### Aim of the task
Transcribe each entry so that it matches the original exactly.

== Information provided ==

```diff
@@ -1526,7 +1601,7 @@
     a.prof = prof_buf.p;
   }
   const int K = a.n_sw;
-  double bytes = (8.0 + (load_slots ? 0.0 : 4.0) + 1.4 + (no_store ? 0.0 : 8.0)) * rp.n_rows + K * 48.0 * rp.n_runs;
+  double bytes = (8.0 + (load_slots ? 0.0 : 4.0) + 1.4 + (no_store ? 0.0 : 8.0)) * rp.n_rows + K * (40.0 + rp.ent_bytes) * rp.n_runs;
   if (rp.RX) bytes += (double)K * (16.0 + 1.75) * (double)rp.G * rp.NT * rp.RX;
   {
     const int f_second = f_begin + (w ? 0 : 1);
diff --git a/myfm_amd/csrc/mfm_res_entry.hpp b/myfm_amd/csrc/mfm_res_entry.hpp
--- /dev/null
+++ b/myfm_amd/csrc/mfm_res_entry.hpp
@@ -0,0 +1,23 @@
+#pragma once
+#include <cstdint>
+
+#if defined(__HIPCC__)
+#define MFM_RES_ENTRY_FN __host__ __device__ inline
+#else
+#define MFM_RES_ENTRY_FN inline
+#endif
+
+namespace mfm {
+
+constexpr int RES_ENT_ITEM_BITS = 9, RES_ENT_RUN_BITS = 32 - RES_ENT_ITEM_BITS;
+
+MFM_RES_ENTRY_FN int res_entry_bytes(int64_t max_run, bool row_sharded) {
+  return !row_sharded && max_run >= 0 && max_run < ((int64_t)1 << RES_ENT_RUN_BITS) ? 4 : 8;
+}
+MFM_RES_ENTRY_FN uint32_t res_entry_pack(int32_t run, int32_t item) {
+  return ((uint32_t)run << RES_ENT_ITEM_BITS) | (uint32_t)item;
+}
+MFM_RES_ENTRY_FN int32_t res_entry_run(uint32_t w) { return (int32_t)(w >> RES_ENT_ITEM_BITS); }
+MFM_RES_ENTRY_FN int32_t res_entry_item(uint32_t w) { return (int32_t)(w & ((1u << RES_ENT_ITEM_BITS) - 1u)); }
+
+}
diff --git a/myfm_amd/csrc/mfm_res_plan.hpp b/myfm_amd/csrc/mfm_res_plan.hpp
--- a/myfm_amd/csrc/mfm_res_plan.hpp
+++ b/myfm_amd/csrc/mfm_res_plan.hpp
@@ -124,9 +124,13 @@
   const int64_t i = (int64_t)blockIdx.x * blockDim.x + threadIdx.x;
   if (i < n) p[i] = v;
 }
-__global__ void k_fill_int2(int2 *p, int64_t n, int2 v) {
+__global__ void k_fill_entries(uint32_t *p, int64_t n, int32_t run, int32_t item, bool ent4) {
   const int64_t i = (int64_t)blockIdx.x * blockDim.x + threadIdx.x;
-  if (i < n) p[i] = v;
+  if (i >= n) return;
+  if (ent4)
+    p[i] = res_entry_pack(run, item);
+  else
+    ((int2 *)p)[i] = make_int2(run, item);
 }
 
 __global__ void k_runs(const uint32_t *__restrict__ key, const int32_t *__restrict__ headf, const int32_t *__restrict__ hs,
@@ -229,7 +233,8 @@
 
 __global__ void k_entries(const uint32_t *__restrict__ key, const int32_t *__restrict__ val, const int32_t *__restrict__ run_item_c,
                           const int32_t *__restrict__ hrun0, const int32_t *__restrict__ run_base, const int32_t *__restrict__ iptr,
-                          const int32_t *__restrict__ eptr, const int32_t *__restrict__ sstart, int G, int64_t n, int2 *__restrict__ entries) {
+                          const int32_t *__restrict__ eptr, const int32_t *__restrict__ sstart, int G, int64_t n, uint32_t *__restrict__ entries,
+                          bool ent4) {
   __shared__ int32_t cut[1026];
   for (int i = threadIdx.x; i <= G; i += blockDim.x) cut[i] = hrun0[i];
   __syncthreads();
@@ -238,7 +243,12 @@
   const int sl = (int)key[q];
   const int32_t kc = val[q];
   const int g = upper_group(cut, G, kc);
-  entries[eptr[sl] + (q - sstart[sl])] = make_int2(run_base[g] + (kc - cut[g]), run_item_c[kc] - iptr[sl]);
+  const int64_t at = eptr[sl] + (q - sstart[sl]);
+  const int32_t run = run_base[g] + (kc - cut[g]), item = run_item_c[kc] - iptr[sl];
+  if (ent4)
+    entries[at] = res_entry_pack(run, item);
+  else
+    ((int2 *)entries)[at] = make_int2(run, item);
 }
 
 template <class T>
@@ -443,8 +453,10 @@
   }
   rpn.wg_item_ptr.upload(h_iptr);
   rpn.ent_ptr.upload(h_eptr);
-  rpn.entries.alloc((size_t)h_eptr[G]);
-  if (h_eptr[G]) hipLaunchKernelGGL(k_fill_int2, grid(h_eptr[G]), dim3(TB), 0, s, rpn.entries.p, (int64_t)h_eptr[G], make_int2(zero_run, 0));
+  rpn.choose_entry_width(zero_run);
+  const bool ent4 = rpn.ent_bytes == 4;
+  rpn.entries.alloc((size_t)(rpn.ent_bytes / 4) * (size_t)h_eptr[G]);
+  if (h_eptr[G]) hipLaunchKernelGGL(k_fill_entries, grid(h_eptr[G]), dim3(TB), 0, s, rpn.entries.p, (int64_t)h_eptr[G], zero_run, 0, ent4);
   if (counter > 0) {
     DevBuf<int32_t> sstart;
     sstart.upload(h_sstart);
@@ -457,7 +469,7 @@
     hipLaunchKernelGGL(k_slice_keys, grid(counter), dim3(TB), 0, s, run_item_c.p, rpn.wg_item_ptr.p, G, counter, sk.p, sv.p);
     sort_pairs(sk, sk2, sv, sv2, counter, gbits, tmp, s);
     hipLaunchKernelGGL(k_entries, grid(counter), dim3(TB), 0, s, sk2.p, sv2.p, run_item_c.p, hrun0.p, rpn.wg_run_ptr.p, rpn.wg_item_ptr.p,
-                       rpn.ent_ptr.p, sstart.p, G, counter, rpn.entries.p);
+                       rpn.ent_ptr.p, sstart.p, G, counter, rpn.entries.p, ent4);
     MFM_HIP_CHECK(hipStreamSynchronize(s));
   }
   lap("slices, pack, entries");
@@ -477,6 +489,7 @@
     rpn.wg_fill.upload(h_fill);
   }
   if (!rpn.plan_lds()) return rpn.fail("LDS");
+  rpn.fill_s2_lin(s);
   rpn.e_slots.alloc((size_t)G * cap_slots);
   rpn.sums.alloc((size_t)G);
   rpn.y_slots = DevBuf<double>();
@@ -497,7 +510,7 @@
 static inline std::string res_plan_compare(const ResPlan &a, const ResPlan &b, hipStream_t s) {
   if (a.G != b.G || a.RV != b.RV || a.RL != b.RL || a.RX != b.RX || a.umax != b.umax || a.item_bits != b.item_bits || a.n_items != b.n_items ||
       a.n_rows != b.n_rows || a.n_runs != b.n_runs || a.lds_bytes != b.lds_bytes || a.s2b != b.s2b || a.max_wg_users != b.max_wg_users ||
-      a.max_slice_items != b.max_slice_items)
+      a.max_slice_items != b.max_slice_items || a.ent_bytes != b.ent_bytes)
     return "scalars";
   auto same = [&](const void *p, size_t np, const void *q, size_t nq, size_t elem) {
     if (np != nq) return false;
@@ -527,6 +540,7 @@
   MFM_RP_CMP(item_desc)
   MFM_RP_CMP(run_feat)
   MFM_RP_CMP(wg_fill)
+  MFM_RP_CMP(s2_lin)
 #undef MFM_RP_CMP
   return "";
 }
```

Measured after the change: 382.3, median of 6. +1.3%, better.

===

### Response to this exercise
```diff
@@ -1526,7 +1601,7 @@
     a.prof = prof_buf.p;
   }
   const int K = a.n_sw;
-  double bytes = (8.0 + (load_slots ? 0.0 : 4.0) + 1.4 + (no_store ? 0.0 : 8.0)) * rp.n_rows + K * 48.0 * rp.n_runs;
+  double bytes = (8.0 + (load_slots ? 0.0 : 4.0) + 1.4 + (no_store ? 0.0 : 8.0)) * rp.n_rows + K * (40.0 + rp.ent_bytes) * rp.n_runs;
   if (rp.RX) bytes += (double)K * (16.0 + 1.75) * (double)rp.G * rp.NT * rp.RX;
   {
     const int f_second = f_begin + (w ? 0 : 1);
diff --git a/myfm_amd/csrc/mfm_res_entry.hpp b/myfm_amd/csrc/mfm_res_entry.hpp
--- /dev/null
+++ b/myfm_amd/csrc/mfm_res_entry.hpp
@@ -0,0 +1,23 @@
+#pragma once
+#include <cstdint>
+
+#if defined(__HIPCC__)
+#define MFM_RES_ENTRY_FN __host__ __device__ inline
+#else
+#define MFM_RES_ENTRY_FN inline
+#endif
+
+namespace mfm {
+
+constexpr int RES_ENT_ITEM_BITS = 9, RES_ENT_RUN_BITS = 32 - RES_ENT_ITEM_BITS;
+
+MFM_RES_ENTRY_FN int res_entry_bytes(int64_t max_run, bool row_sharded) {
+  return !row_sharded && max_run >= 0 && max_run < ((int64_t)1 << RES_ENT_RUN_BITS) ? 4 : 8;
+}
+MFM_RES_ENTRY_FN uint32_t res_entry_pack(int32_t run, int32_t item) {
+  return ((uint32_t)run << RES_ENT_ITEM_BITS) | (uint32_t)item;
+}
+MFM_RES_ENTRY_FN int32_t res_entry_run(uint32_t w) { return (int32_t)(w >> RES_ENT_ITEM_BITS); }
+MFM_RES_ENTRY_FN int32_t res_entry_item(uint32_t w) { return (int32_t)(w & ((1u << RES_ENT_ITEM_BITS) - 1u)); }
+
+}
diff --git a/myfm_amd/csrc/mfm_res_plan.hpp b/myfm_amd/csrc/mfm_res_plan.hpp
--- a/myfm_amd/csrc/mfm_res_plan.hpp
+++ b/myfm_amd/csrc/mfm_res_plan.hpp
@@ -124,9 +124,13 @@
   const int64_t i = (int64_t)blockIdx.x * blockDim.x + threadIdx.x;
   if (i < n) p[i] = v;
 }
-__global__ void k_fill_int2(int2 *p, int64_t n, int2 v) {
+__global__ void k_fill_entries(uint32_t *p, int64_t n, int32_t run, int32_t item, bool ent4) {
   const int64_t i = (int64_t)blockIdx.x * blockDim.x + threadIdx.x;
-  if (i < n) p[i] = v;
+  if (i >= n) return;
+  if (ent4)
+    p[i] = res_entry_pack(run, item);
+  else
+    ((int2 *)p)[i] = make_int2(run, item);
 }
 
 __global__ void k_runs(const uint32_t *__restrict__ key, const int32_t *__restrict__ headf, const int32_t *__restrict__ hs,
@@ -229,7 +233,8 @@
 
 __global__ void k_entries(const uint32_t *__restrict__ key, const int32_t *__restrict__ val, const int32_t *__restrict__ run_item_c,
                           const int32_t *__restrict__ hrun0, const int32_t *__restrict__ run_base, const int32_t *__restrict__ iptr,
-                          const int32_t *__restrict__ eptr, const int32_t *__restrict__ sstart, int G, int64_t n, int2 *__restrict__ entries) {
+                          const int32_t *__restrict__ eptr, const int32_t *__restrict__ sstart, int G, int64_t n, uint32_t *__restrict__ entries,
+                          bool ent4) {
   __shared__ int32_t cut[1026];
   for (int i = threadIdx.x; i <= G; i += blockDim.x) cut[i] = hrun0[i];
   __syncthreads();
@@ -238,7 +243,12 @@
   const int sl = (int)key[q];
   const int32_t kc = val[q];
   const int g = upper_group(cut, G, kc);
-  entries[eptr[sl] + (q - sstart[sl])] = make_int2(run_base[g] + (kc - cut[g]), run_item_c[kc] - iptr[sl]);
+  const int64_t at = eptr[sl] + (q - sstart[sl]);
+  const int32_t run = run_base[g] + (kc - cut[g]), item = run_item_c[kc] - iptr[sl];
+  if (ent4)
+    entries[at] = res_entry_pack(run, item);
+  else
+    ((int2 *)entries)[at] = make_int2(run, item);
 }
 
 template <class T>
@@ -443,8 +453,10 @@
   }
   rpn.wg_item_ptr.upload(h_iptr);
   rpn.ent_ptr.upload(h_eptr);
-  rpn.entries.alloc((size_t)h_eptr[G]);
-  if (h_eptr[G]) hipLaunchKernelGGL(k_fill_int2, grid(h_eptr[G]), dim3(TB), 0, s, rpn.entries.p, (int64_t)h_eptr[G], make_int2(zero_run, 0));
+  rpn.choose_entry_width(zero_run);
+  const bool ent4 = rpn.ent_bytes == 4;
+  rpn.entries.alloc((size_t)(rpn.ent_bytes / 4) * (size_t)h_eptr[G]);
+  if (h_eptr[G]) hipLaunchKernelGGL(k_fill_entries, grid(h_eptr[G]), dim3(TB), 0, s, rpn.entries.p, (int64_t)h_eptr[G], zero_run, 0, ent4);
   if (counter > 0) {
     DevBuf<int32_t> sstart;
     sstart.upload(h_sstart);
@@ -457,7 +469,7 @@
     hipLaunchKernelGGL(k_slice_keys, grid(counter), dim3(TB), 0, s, run_item_c.p, rpn.wg_item_ptr.p, G, counter, sk.p, sv.p);
     sort_pairs(sk, sk2, sv, sv2, counter, gbits, tmp, s);
     hipLaunchKernelGGL(k_entries, grid(counter), dim3(TB), 0, s, sk2.p, sv2.p, run_item_c.p, hrun0.p, rpn.wg_run_ptr.p, rpn.wg_item_ptr.p,
-                       rpn.ent_ptr.p, sstart.p, G, counter, rpn.entries.p);
+                       rpn.ent_ptr.p, sstart.p, G, counter, rpn.entries.p, ent4);
     MFM_HIP_CHECK(hipStreamSynchronize(s));
   }
   lap("slices, pack, entries");
@@ -477,6 +489,7 @@
     rpn.wg_fill.upload(h_fill);
   }
   if (!rpn.plan_lds()) return rpn.fail("LDS");
+  rpn.fill_s2_lin(s);
   rpn.e_slots.alloc((size_t)G * cap_slots);
   rpn.sums.alloc((size_t)G);
   rpn.y_slots = DevBuf<double>();
@@ -497,7 +510,7 @@
 static inline std::string res_plan_compare(const ResPlan &a, const ResPlan &b, hipStream_t s) {
   if (a.G != b.G || a.RV != b.RV || a.RL != b.RL || a.RX != b.RX || a.umax != b.umax || a.item_bits != b.item_bits || a.n_items != b.n_items ||
       a.n_rows != b.n_rows || a.n_runs != b.n_runs || a.lds_bytes != b.lds_bytes || a.s2b != b.s2b || a.max_wg_users != b.max_wg_users ||
-      a.max_slice_items != b.max_slice_items)
+      a.max_slice_items != b.max_slice_items || a.ent_bytes != b.ent_bytes)
     return "scalars";
   auto same = [&](const void *p, size_t np, const void *q, size_t nq, size_t elem) {
     if (np != nq) return false;
@@ -527,6 +540,7 @@
   MFM_RP_CMP(item_desc)
   MFM_RP_CMP(run_feat)
   MFM_RP_CMP(wg_fill)
+  MFM_RP_CMP(s2_lin)
 #undef MFM_RP_CMP
   return "";
 }
```

Measured after the change: 382.3, median of 6. +1.3%, better.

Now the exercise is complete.